- Founded: 1882; 144 years ago
- University: Yale University
- Head coach: Andy Shay (since 2003 season)
- Stadium: Reese Stadium (capacity: 3,000)
- Location: New Haven, Connecticut
- Conference: Ivy League
- Nickname: Bulldogs
- Colors: Yale blue and white

Pre-NCAA era championships
- 1883

NCAA Tournament championships
- 2018

NCAA Tournament Runner-Up
- 2019

NCAA Tournament Final Fours
- 1990, 2018, 2019

NCAA Tournament Quarterfinals
- 1990, 1992, 2013, 2018, 2019, 2022

NCAA Tournament appearances
- (13) 1988, 1990, 1992, 2012, 2013, 2015, 2016, 2017, 2018, 2019, 2022, 2023, 2026

Conference Tournament championships
- 2012, 2013, 2015, 2016, 2017

Conference regular season championships
- 1956, 1969, 1988, 1989, 1990, 2010, 2017, 2018, 2022

= Yale Bulldogs men's lacrosse =

American university lacrosse team

The Yale Bulldogs men's lacrosse team represents Yale University in National Collegiate Athletic Association (NCAA) Division I men's lacrosse. Yale competes as a member of the Ivy League and plays their home games at Reese Stadium in New Haven, Connecticut. The Bulldogs have captured the Ivy League championship five times. Yale is credited, alongside Harvard and Princeton, with the 1883 national championship.

On May 28, 2018, the Bulldogs defeated Duke to claim their second ever national title and first NCAA championship in the sport.
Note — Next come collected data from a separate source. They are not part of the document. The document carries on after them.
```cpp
DRN_API int drn_bn_bwd_apply(const void* dy, const float* dpool, int pool_hw, const void* x, const float* scale,
                             const float* shift, const float* mean, const float* invstd, const float* coef,
                             const void* add, void* dx, int64_t M, int C, int relu, hipStream_t s) {
  if (C % 8 || !pow2(C / 8) || C / 8 > 256) return (int)hipErrorInvalidValue;
  const int64_t nvec = M * (C / 8);
  if (nvec >= (int64_t(1) << 31)) return (int)hipErrorInvalidValue;
  drn::DySrc src{(const bf16_t*)dy, dpool, pool_hw};
  const dim3 grid(drn::grid_for(nvec, 4, 1024));
#define DRN_BWD(ADD, POOL)                                                                                         \
  drn::launch((drn::bn_bwd_apply_kernel<ADD, POOL>), grid, dim3(256), 0, s, src, (const bf16_t*)x, scale, shift, \
                     mean, invstd, coef, (const bf16_t*)add, (bf16_t*)dx, nvec, C, relu)
  if (pool_hw > 0) {
    if (add != nullptr) DRN_BWD(true, true);
    else DRN_BWD(false, true);
  } else {
    if (add != nullptr) DRN_BWD(true, false);
    else DRN_BWD(false, false);
  }
// ... 4 lines not shown
```

### csrc/kernels/head.hip

```cpp
#include "drn_common.h"

namespace drn {

__global__ __launch_bounds__(256) void bnrelu_pool_kernel(const bf16_t* __restrict__ x, const float* __restrict__ scale,
                                                          const float* __restrict__ shift, float* __restrict__ pooled,
                                                          int HW, int C, int relu) {
  const int n = blockIdx.x;
  const int CV = C / 8;
  for (int cv = threadIdx.x; cv < CV; cv += blockDim.x) {
    const int c = cv * 8;
    float acc[8], sc[8], sh[8];
#pragma unroll
    for (int j = 0; j < 8; ++j) {
      acc[j] = 0.f;
      sc[j] = scale ? scale[c + j] : 1.f;
      sh[j] = scale ? shift[c + j] : 0.f;
    }
    for (int hw = 0; hw < HW; ++hw) {
      float f[8];
      unpack8(*reinterpret_cast<const uint4*>(x + ((size_t)n * HW + hw) * C + c), f);
#pragma unroll
      for (int j = 0; j < 8; ++j) {
        float v = f[j] * sc[j] + sh[j];
        if (relu) v = fmaxf(v, 0.f);
        acc[j] += v;
      }
    }
    const float inv = 1.f / (float)HW;
#pragma unroll
    for (int j = 0; j < 8; ++j) pooled[(size_t)n * C + c + j] = acc[j] * inv;
  }
}

__global__ __launch_bounds__(256) void sgemm_kernel(int ta, int tb, int M, int N, int K, float alpha,
                                                    const float* __restrict__ A, int lda,
                                                    const float* __restrict__ B, int ldb, float beta,
                                                    float* __restrict__ Cm, int ldc, const float* __restrict__ bias) {
  constexpr int BM = 64, BN = 64, BK = 32;
  constexpr int LA = BK * BM / 256, LB = BK * BN / 256;
  __shared__ float As[2][BK][BM + 1];
  __shared__ float Bs[2][BK][BN + 1];
  const int tid = threadIdx.x, lane = tid & 63, wave = tid >> 6;
  const int m0 = blockIdx.y * BM, n0 = blockIdx.x * BN;
  const int wm = (wave & 1) * 32, wn = (wave >> 1) * 32;
  const int ksz = (((K + gridDim.z - 1) / gridDim.z) + BK - 1) / BK * BK;
  const int kb = blockIdx.z * ksz, ke = min(K, kb + ksz);
  if (gridDim.z > 1) {
    Cm += (size_t)blockIdx.z * M * ldc;
    beta = 0.f;
    bias = nullptr;
    alpha = 1.f;
  }
  f32x4_t acc[2][2];
#pragma unroll
  for (int i = 0; i < 2; ++i)
#pragma unroll
// ... 331 lines not shown
  const int cl = threadIdx.x & 31, sl = threadIdx.x >> 5;
  const int j = blockIdx.x * 32 + cl;
  float s0 = 0.f, s1 = 0.f, s2 = 0.f, s3 = 0.f;
  if (j < cols) {
    int n = sl;
    for (; n + 24 < rows; n += 32) {
      s0 += in[(size_t)n * cols + j];
      s1 += in[(size_t)(n + 8) * cols + j];
      s2 += in[(size_t)(n + 16) * cols + j];
      s3 += in[(size_t)(n + 24) * cols + j];
    }
    for (; n < rows; n += 8) s0 += in[(size_t)n * cols + j];
  }
  red[sl][cl] = (s0 + s1) + (s2 + s3);
  __syncthreads();
  if (sl == 0 && j < cols) {
    float s = 0.f;
#pragma unroll
    for (int k = 0; k < 8; ++k) s += red[k][cl];
    out[j] = accumulate ? out[j] + scale * s : scale * s;
  }
}

}

DRN_API int drn_bnrelu_pool(const void* x, const float* scale, const float* shift, float* pooled, int N, int HW,
                            int C, int relu, hipStream_t s) {
  if (C % 8) return (int)hipErrorInvalidValue;
  drn::launch(drn::bnrelu_pool_kernel, dim3(N), dim3(256), 0, s, (const bf16_t*)x, scale, shift, pooled, HW, C,
                     relu);
  return (int)hipGetLastError();
}

DRN_API int drn_sgemm(int ta, int tb, int M, int N, int K, float alpha, const float* A, int lda, const float* B,
                      int ldb, float beta, float* C, int ldc, const float* bias, int splits, float* ws,
                      hipStream_t s) {
  if (splits < 1 || (splits > 1 && ws == nullptr)) return (int)hipErrorInvalidValue;
  dim3 grid((N + 63) / 64, (M + 63) / 64, splits);
  drn::launch(drn::sgemm_kernel, grid, dim3(256), 0, s, ta, tb, M, N, K, alpha, A, lda, B, ldb, beta,
                     splits > 1 ? ws : C, ldc, bias);
  if (splits > 1)
    drn::launch(drn::sgemm_finish_kernel, dim3((M * N + 255) / 256), dim3(256), 0, s, ws, splits, M, N, ldc,
                       alpha, beta, C, bias);
  return (int)hipGetLastError();
}

DRN_API int drn_softmax_xent(const float* logits, const int* labels, int N, int ncls, float grad_scale,
                             float* dlogits, float* loss, float* probs, int* correct, hipStream_t s) {
  drn::launch(drn::softmax_xent_kernel, dim3(N), dim3(256), 0, s, logits, labels, ncls, grad_scale, dlogits,
                     loss, probs, correct);
  return (int)hipGetLastError();
}

DRN_API int drn_softmax_xent_ex(const float* logits, const int* labels, int N, int ncls, float grad_scale,
                                float smoothing, int top_k, float* dlogits, float* loss, float* probs, int* correct,
                                int* correct_k, hipStream_t s) {
  if (!(smoothing >= 0.f && smoothing < 1.f) || top_k < 1 || N < 1 || ncls < 1) return (int)hipErrorInvalidValue;
  auto kern = ncls <= 256 * drn::XENT_REG_ROW ? drn::softmax_xent_ex_kernel<true> : drn::softmax_xent_ex_kernel<false>;
  drn::launch(kern, dim3(N), dim3(256), 0, s, logits, labels, ncls, grad_scale, smoothing, top_k, dlogits, loss,
                     probs, correct, correct_k);
  return (int)hipGetLastError();
}

DRN_API int drn_softmax_xent_mix(const float* logits, const int* labels, const void* table, int N, int ncls,
                                 float grad_scale, float smoothing, int top_k, float* dlogits, float* loss,
                                 float* probs, int* correct, int* correct_k, hipStream_t s) {
// ... 14 lines not shown
```

### distributed_resnet_tensorflow_amd/ops/_lib.py

```python
from __future__ import annotations

import ctypes
import os
import threading
from pathlib import Path

import torch

_LIB = None
_LOCK = threading.Lock()
LIB_PATH = Path(os.environ.get("DRN_KERNEL_LIB") or Path(__file__).resolve().parent / "libdrn_kernels.so")
_OPTIONAL = {"drn_conv_trace_set", "drn_wgrad_trace_set"}

c_int = ctypes.c_int
c_i64 = ctypes.c_int64
c_f = ctypes.c_float
c_p = ctypes.c_void_p


class DrnFastDiv(ctypes.Structure):
    _fields_ = [("d", ctypes.c_uint32), ("m", ctypes.c_uint32), ("s", ctypes.c_uint32), ("pad_", ctypes.c_uint32)]

    @classmethod
    def make(cls, d: int) -> "DrnFastDiv":
# ... 47 lines not shown


def conv_cfg_info(cfg: int):
    info = DrnConvCfgInfo()
    return info if lib().drn_conv_cfg_info(int(cfg), ctypes.byref(info)) == 0 else None
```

Yale returned to the championship game the following year, but lost to the Virginia Cavaliers in the 2019 championship final.

==History==
The first Yale lacrosse team was fielded in 1882 and joined the Intercollegiate Lacrosse Association the following year.

Yale has made ten appearances in the NCAA tournament since its establishment in 1971. Their first appearance was in 1988, when they were eliminated in double overtime by Virginia, 10–9. In 1990, Yale earned a first-round bye, and then defeated Princeton, 17–9, for their first NCAA tournament win. The Bulldogs fell in the semifinals to Loyola, 14–13 in double overtime. Yale returned to the NCAA tournament in 1992, advancing through the first round with a win against Navy, 9–3, before being eliminated by Syracuse, 17–8.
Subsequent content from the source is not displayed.